This uses an un-directed yield to any CPU rather than the directed yield to
a pre-empted lock holder that paravirtualised simple spinlocks use, that
requires no kick hcall. This is something that could be investigated and
improved in future.
Performance results can be found in the commit which added queued spinlocks.

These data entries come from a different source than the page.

__global__ __launch_bounds__(256) void unpack_wgrad_kernel(const float* __restrict__ st, float* __restrict__ dw, int Cout, int Cin, int taps, int Cin_p, int parts) {
    extern __shared__ float s_t[];
    const int n = blockIdx.x, c0 = blockIdx.y * 64;
    const int nc = min(64, Cin - c0);
    if (nc <= 0) return;
    const float* src = st + (long)n * taps * Cin_p + c0;
    const long pstride = (long)Cout * taps * Cin_p;
    for (int i = threadIdx.x; i < taps * 16; i += 256) {
        const int tap = i >> 4, c4 = (i & 15) * 4;
        if (c0 + c4 >= Cin_p) continue;
        const float* q = src + (long)tap * Cin_p + c4;
        f32x4_t acc = {0.f, 0.f, 0.f, 0.f};
        int p = 0;
        for (; p + 8 <= parts; p += 8) {
            f32x4_t v[8];
#pragma unroll
            for (int k = 0; k < 8; ++k) v[k] = *(const f32x4_t*)(q + (long)(p + k) * pstride);
#pragma unroll
            for (int k = 0; k < 8; ++k) acc += v[k];
        }
        for (; p < parts; ++p) acc += *(const f32x4_t*)(q + (long)p * pstride);
#pragma unroll
// ... 125 lines not shown
}

int mte_pack_conv_weights(const float* w_oihw, void* wfwd, void* wbwd, int Cout, int Cin, int KH, int KW,
                          int Cin_p, int Cout_p, int dtype, hipStream_t stream) {
    (void)hipGetLastError();
    if (!w_oihw || !wfwd) return MTE_ERR_ARG;
    const int taps = KH * KW;
    if (Cout_p != Cout && wbwd) return MTE_ERR_ARG;
    const dim3 gf(Cout, (Cin_p + 63) / 64), gb((Cout + 63) / 64, (taps * Cin_p + 63) / 64);
    const size_t lds = sizeof(float) * 64 * taps;
    if (dtype == MTE_DT_BF16) {
        hipLaunchKernelGGL(pack_weights_fwd_kernel<bf16_t>, gf, dim3(256), lds, stream, w_oihw, (bf16_t*)wfwd, Cout, Cin, taps, Cin_p);
        if (wbwd) hipLaunchKernelGGL(pack_weights_bwd_kernel<bf16_t>, gb, dim3(256), 0, stream, (const bf16_t*)wfwd, (bf16_t*)wbwd, Cout, taps, Cin_p, Cout_p);
    } else {
        hipLaunchKernelGGL(pack_weights_fwd_kernel<float>, gf, dim3(256), lds, stream, w_oihw, (float*)wfwd, Cout, Cin, taps, Cin_p);
        if (wbwd) hipLaunchKernelGGL(pack_weights_bwd_kernel<float>, gb, dim3(256), 0, stream, (const float*)wfwd, (float*)wbwd, Cout, taps, Cin_p, Cout_p);
    }
    return mte_check_launch();
}

int mte_pack_conv_weights_multi(const void* jobs_host, int njobs, int dtype, hipStream_t stream) {
    (void)hipGetLastError();
    if (!jobs_host || njobs < 0 || (dtype != MTE_DT_BF16 && dtype != MTE_DT_F32)) return MTE_ERR_ARG;
    const PackJob* src = (const PackJob*)jobs_host;
    for (int j0 = 0; j0 < njobs; j0 += PACK_JOBS_MAX) {
        PackTable tb{};
        tb.n = njobs - j0 < PACK_JOBS_MAX ? njobs - j0 : PACK_JOBS_MAX;
        long blocks = 0;
        for (int i = 0; i < tb.n; ++i) {
            PackJob J = src[j0 + i];
            if (!J.w || !J.wf || J.taps < 1 || J.taps > 49 || J.Cin_p % 8 != 0 || J.Cin > J.Cin_p) return MTE_ERR_ARG;
            if ((J.pf || J.pb) && dtype != MTE_DT_BF16) return MTE_ERR_ARG;
            if (J.pb && !J.wb) return MTE_ERR_ARG;
            blocks += (long)((J.Cout + pack_fn(J.taps) - 1) / pack_fn(J.taps)) * ((J.Cin_p + 63) / 64);
            J.end_f = (int)blocks;
            if (J.wb) blocks += (long)((J.Cout + 63) / 64) * ((J.taps * J.Cin_p + 63) / 64);
            J.end_b = (int)blocks;
            if (J.pf) blocks += ((long)((J.Cin_p + 31) / 32) * J.taps * 2 * ((J.Cout + 31) / 32) * 64 + 255) / 256;
            J.end_pf = (int)blocks;
            if (J.pb) blocks += ((long)((J.Cout + 31) / 32) * J.taps * 2 * ((J.Cin_p + 31) / 32) * 64 + 255) / 256;
            J.end_pb = (int)blocks;
            if (blocks > 0x7fffffffL) return MTE_ERR_UNSUPPORTED;
            tb.j[i] = J;
        }
        if (blocks == 0) continue;
        if (dtype == MTE_DT_BF16) hipLaunchKernelGGL(pack_multi_kernel<bf16_t>, dim3((unsigned)blocks), dim3(256), 0, stream, tb);
        else hipLaunchKernelGGL(pack_multi_kernel<float>, dim3((unsigned)blocks), dim3(256), 0, stream, tb);
    }
    return mte_check_launch();
}
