template <int CO, bool XF = false, bool P7 = false>
__global__ void __launch_bounds__(512) __attribute__((amdgpu_waves_per_eu(2, 2))) k_wgrad_halo(const WgradHaloArgs p) {
#if defined(__HIP_DEVICE_COMPILE__)
  constexpr int NXB = 20;
  constexpr int GU = CO / 32, NI = CO / 64, UBLK = 7 * GU, NBLK = UBLK + NXB, NISS = (NBLK + 7) / 8;
  constexpr int UB = UBLK * 1024, VB = NXB * 1024, STAGE = UB + VB;
  extern __shared__ __attribute__((aligned(16))) char smem[];
  MSML_LDS_REGION(smem, 2 * STAGE + (XF ? 3 * 64 * 4 : 0));
  const int t = threadIdx.x, lane = t & 63;
  const int wave = __builtin_amdgcn_readfirstlane(t >> 6);
  constexpr bool R9 = CO == 128;
  const int mp = R9 ? (wave & 3) : (wave & 1), nh = R9 ? (wave >> 2) : ((wave >> 1) & 1), tg = R9 ? 0 : (wave >> 2);
  int bx = blockIdx.x, by = blockIdx.y, bz = blockIdx.z;
  if (p.remap) {
    const int T = gridDim.x * gridDim.y, total = T * gridDim.z;
    const int L = bx + gridDim.x * (by + gridDim.y * bz);
    const int Lp = (L & 7) * (total >> 3) + (L >> 3);
    const int tile = Lp % T;
    bz = Lp / T;
    bx = tile % gridDim.x;
    by = tile / gridDim.x;
  }
  const int layer = __builtin_amdgcn_readfirstlane(bz / p.zper);
  const int a0 = bx * CO, b0 = by * 64, split = bz - layer * p.zper;
  const int s_begin = split * p.chunk;
  int s_end = s_begin + p.chunk;
  if (s_end > p.nstrips) s_end = p.nstrips;
  const int spi = p.spy * p.spx;

  auto make_rsrc = [](const void* ptr, unsigned int bytes) -> wh_rsrc_t {
    const unsigned long long a = (unsigned long long)ptr;
    wh_rsrc_t r;
    r[0] = __builtin_amdgcn_readfirstlane((unsigned int)a);
    r[1] = __builtin_amdgcn_readfirstlane((unsigned int)(a >> 32) & 0xffffu);
    r[2] = __builtin_amdgcn_readfirstlane(bytes);
    r[3] = 0x00020000u;
    return r;
  };
  const wh_rsrc_t rs_u = make_rsrc(p.u[layer], p.u_bytes), rs_v = make_rsrc(p.v[layer], p.v_bytes);
  const unsigned int lds0 = __builtin_amdgcn_readfirstlane((unsigned int)(size_t)(lptr_t)smem);
  auto dma = [&](const wh_rsrc_t& rs, const char* dst, unsigned int off) {
    wh_dma16(rs, lds0 + (unsigned int)__builtin_amdgcn_readfirstlane((int)(dst - smem)), off);
  };

  const int lp = lane >> 2, lc = lane & 3;
  auto issue = [&](int strip, int buf) {
    char* ub = smem + buf * STAGE;
    char* vb = ub + UB;
    if constexpr (P7) {
      const int n = 2 * strip + (lp >> 3), x = lp & 7;
      const bool img = n < p.N;
#pragma unroll
      for (int i = 0; i < NISS; i++) {
        const int blk = wave + 8 * i;
        if (blk >= NBLK) break;
        if (blk < UBLK) {
          const int j = blk / GU, g = blk % GU;
          const unsigned int off = (img & (x < 7)) ? (unsigned int)((n * 7 + j) * 7 + x) * (unsigned int)(p.up * 2) +
                                                         (unsigned int)(a0 + g * 32 + lc * 8) * 2u
                                                   : WH_OOB;
          dma(rs_u, ub + blk * 1024, off);
        } else {
          const int bb = blk - UBLK, hr = bb >> 1, g = bb & 1;
          const int y = hr - 1;
          const bool ok = img & ((unsigned)y < 7u) & (x > 0);
          const unsigned int off = ok ? (unsigned int)((n * 7 + y) * 7 + x - 1) * (unsigned int)(p.vp * 2) +
                                            (unsigned int)(b0 + g * 32 + lc * 8) * 2u
                                      : WH_OOB;
          dma(rs_v, vb + bb * 1024, off);
        }
      }
      return;
    }
    const int n = strip / spi, rem = strip - n * spi, sy = rem / p.spx;
    const int y0 = sy * 7, x0 = (rem - sy * p.spx) * 14;
#pragma unroll
    for (int i = 0; i < NISS; i++) {
      const int blk = wave + 8 * i;
      if (blk >= NBLK) break;
      if (blk < UBLK) {
        const int j = blk / GU, g = blk % GU;
        const int y = y0 + j, x = x0 + lp;
        const bool ok = (lp < 14) & (x < p.W) & (y < p.H);
        const unsigned int off = ok ? (unsigned int)((n * p.H + y) * p.W + x) * (unsigned int)(p.up * 2) +
                                          (unsigned int)(a0 + g * 32 + lc * 8) * 2u
                                    : WH_OOB;
        dma(rs_u, ub + blk * 1024, off);
      } else {
        const int bb = blk - UBLK, hr = bb >> 1, g = bb & 1;
        const int y = y0 + hr - 1, x = x0 + lp - 1;
        const bool ok = (hr < 9) & ((unsigned)y < (unsigned)p.H) & ((unsigned)x < (unsigned)p.W);
        const unsigned int off = ok ? (unsigned int)((n * p.H + y) * p.W + x) * (unsigned int)(p.vp * 2) +
                                          (unsigned int)(b0 + g * 32 + lc * 8) * 2u
                                    : WH_OOB;
        dma(rs_v, vb + bb * 1024, off);
      }
    }
  };

  float* xtab = reinterpret_cast<float*>(smem + 2 * STAGE);
  auto xform = [&](int strip, int buf) {
    const int n = strip / spi, rem = strip - n * spi, sy = rem / p.spx;
    const int y0 = sy * 7, x0 = (rem - sy * p.spx) * 14;
    char* vb = smem + buf * STAGE + UB;
    const bool has_alpha = p.xin.alpha != nullptr;
#pragma unroll
    for (int i = 0; i < NISS; i++) {
      const int blk = wave + 8 * i;
      if (blk >= NBLK) break;
      if (blk >= UBLK) {
        const int bb = blk - UBLK, hr = bb >> 1, g = bb & 1;
        const int y = y0 + hr - 1, x = x0 + lp - 1;
        if ((hr < 9) & ((unsigned)y < (unsigned)p.H) & ((unsigned)x < (unsigned)p.W))
          bn_in_chunk(vb + bb * 1024 + lane * 16, xtab, 64, g * 32 + lc * 8, has_alpha);
      }
    }
  };

  constexpr int NA = R9 ? 1 : NI, NK = R9 ? 9 : 5;
  f32x16 acc[NA][NK];
#pragma unroll
  for (int i = 0; i < NA; i++)
#pragma unroll
    for (int k = 0; k < NK; k++)
#pragma unroll
      for (int e = 0; e < 16; e++) acc[i][k][e] = 0.f;

  const int g4 = lane >> 4, i16 = lane & 15, q4 = i16 >> 2, pp = i16 & 3;
  const int px = 8 * (g4 >> 1) + q4;
  const int chan = (2 * (g4 & 1) + (pp >> 1)) * 16 + (pp & 1) * 8;
  const int aofs = mp * NA * 1024 + px * 64 + chan;
  int vlo[3], vhi[3];
#pragma unroll
  for (int s = 0; s < 3; s++) {
    const int p0 = px + s, p1 = px + 4 + s;
    vlo[s] = nh * 1024 + (p0 >> 4) * 2048 + (p0 & 15) * 64 + chan;
    vhi[s] = nh * 1024 + (p1 >> 4) * 2048 + (p1 & 15) * 64 + chan;
  }
  const int ntaps = R9 ? 9 : (tg == 0 ? 5 : 4), tap0 = tg * 5;
  int vlok[5], vhik[5];
#pragma unroll
  for (int k = 0; k < 5; k++) {
    const int tp = tap0 + k, r = tp / 3, sft = tp - r * 3;
    vlok[k] = r * 2048 + (sft == 0 ? vlo[0] : (sft == 1 ? vlo[1] : vlo[2]));
    vhik[k] = r * 2048 + (sft == 0 ? vhi[0] : (sft == 1 ? vhi[1] : vhi[2]));
  }
  typedef __attribute__((address_space(3))) s16x4* tr_ptr;
  auto tr2 = [&](const char* lo, const char* hi) -> s16x8 {
    s16x4 l = __builtin_amdgcn_ds_read_tr16_b64_v4i16((tr_ptr)(lo));
    s16x4 h = __builtin_amdgcn_ds_read_tr16_b64_v4i16((tr_ptr)(hi));
    s16x8 o;
    o[0] = l[0]; o[1] = l[1]; o[2] = l[2]; o[3] = l[3];
    o[4] = h[0]; o[5] = h[1]; o[6] = h[2]; o[7] = h[3];
    return o;
  };

  if (s_begin < s_end) issue(s_begin, 0);
  if (XF) bn_in_fill(p.xin, xtab, b0, 64, t, 512);
  wh_dma_wait();
  __syncthreads();
  if (XF) {
    if (s_begin < s_end) xform(s_begin, 0);
    __syncthreads();
  }
  int cur = 0;
  s16x8 fa[2][NA], fb5[2][5], xr[4][3];
  for (int strip = s_begin; strip < s_end; strip++) {
    if (strip + 1 < s_end) issue(strip + 1, cur ^ 1);
    const char* ub = smem + cur * STAGE + aofs;
    const char* vb = smem + cur * STAGE + UB;
    if constexpr (R9) {
      auto fetch_a = [&](int j) { fa[j & 1][0] = tr2(ub + j * (GU * 1024), ub + j * (GU * 1024) + 256); };
      auto fetch_x = [&](int row) {
#pragma unroll
        for (int sft = 0; sft < 3; sft++) xr[row & 3][sft] = tr2(vb + row * 2048 + vlo[sft], vb + row * 2048 + vhi[sft]);
      };
      fetch_a(0);
      fetch_x(0);
      fetch_x(1);
      fetch_x(2);
#pragma unroll
      for (int j = 0; j < 7; j++) {
        if (j + 1 < 7) {
          fetch_a(j + 1);
          fetch_x(j + 3);
        }
        __builtin_amdgcn_sched_barrier(0);
#pragma unroll
        for (int k = 0; k < 9; k++)
          acc[0][k] = __builtin_amdgcn_mfma_f32_32x32x16_bf16(__builtin_bit_cast(bf16x8, fa[j & 1][0]),
                                                              __builtin_bit_cast(bf16x8, xr[(j + k / 3) & 3][k % 3]),
                                                              acc[0][k], 0, 0, 0);
        __builtin_amdgcn_sched_barrier(0);
        if (XF && j == 6 && strip + 1 < s_end) {
          wh_dma_wait();
          xform(strip + 1, cur ^ 1);
        }
      }
      wh_dma_wait();
      __syncthreads();
      cur ^= 1;
      continue;
    }
    auto fetch = [&](int j, int fb) {
#pragma unroll
      for (int i = 0; i < NA; i++)
        fa[fb][i] = tr2(ub + j * (GU * 1024) + i * 1024, ub + j * (GU * 1024) + i * 1024 + 256);
#pragma unroll
      for (int k = 0; k < 5; k++)
        if (k < ntaps) fb5[fb][k] = tr2(vb + j * 2048 + vlok[k], vb + j * 2048 + vhik[k]);
    };
    fetch(0, 0);
#pragma unroll
    for (int j = 0; j < 7; j++) {
      const int fb = j & 1;
      if (j + 1 < 7) fetch(j + 1, fb ^ 1);
      __builtin_amdgcn_sched_barrier(0);
#pragma unroll
      for (int k = 0; k < 5; k++)
        if (k < ntaps) {
#pragma unroll
          for (int i = 0; i < NA; i++)
            acc[i][k] = __builtin_amdgcn_mfma_f32_32x32x16_bf16(__builtin_bit_cast(bf16x8, fa[fb][i]),
                                                                __builtin_bit_cast(bf16x8, fb5[fb][k]), acc[i][k], 0, 0, 0);
        }
      __builtin_amdgcn_sched_barrier(0);
      if (XF && j == (CO == 128 ? 6 : 2) && strip + 1 < s_end) {
        asm volatile("s_waitcnt vmcnt(0)" ::: "memory");
        xform(strip + 1, cur ^ 1);
      }
    }
    wh_dma_wait();
    __syncthreads();
    cur ^= 1;
  }

  const int h = lane >> 5, c32 = lane & 31;
  const int b = b0 + nh * 32 + c32;
#pragma unroll
  for (int i = 0; i < NA; i++)
#pragma unroll
    for (int k = 0; k < NK; k++) {
      if (k >= ntaps) continue;
#pragma unroll
      for (int e = 0; e < 16; e++) {
        const int a = a0 + (mp * NA + i) * 32 + (e & 3) + 8 * (e >> 2) + 4 * h;
        p.ws[(((long)bz * p.up + a) * 9 + tap0 + k) * p.vp + b] = acc[i][k][e];
      }
    }
#endif
}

Acked-by: Peter Zijlstra (Intel) <peterz@infradead.org>
Acked-by: Waiman Long <longman@redhat.com>
Signed-off-by: Nicholas Piggin <npiggin@gmail.com>
---
arch/powerpc/include/asm/paravirt.h | 28 ++++++++
arch/powerpc/include/asm/qspinlock.h | 66 +++++++++++++++++++
arch/powerpc/include/asm/qspinlock_paravirt.h | 7 ++
arch/powerpc/include/asm/spinlock.h | 4 ++
arch/powerpc/platforms/pseries/Kconfig | 9 ++-
arch/powerpc/platforms/pseries/setup.c | 4 +-
include/asm-generic/qspinlock.h | 2 +
7 files changed, 118 insertions(+), 2 deletions(-)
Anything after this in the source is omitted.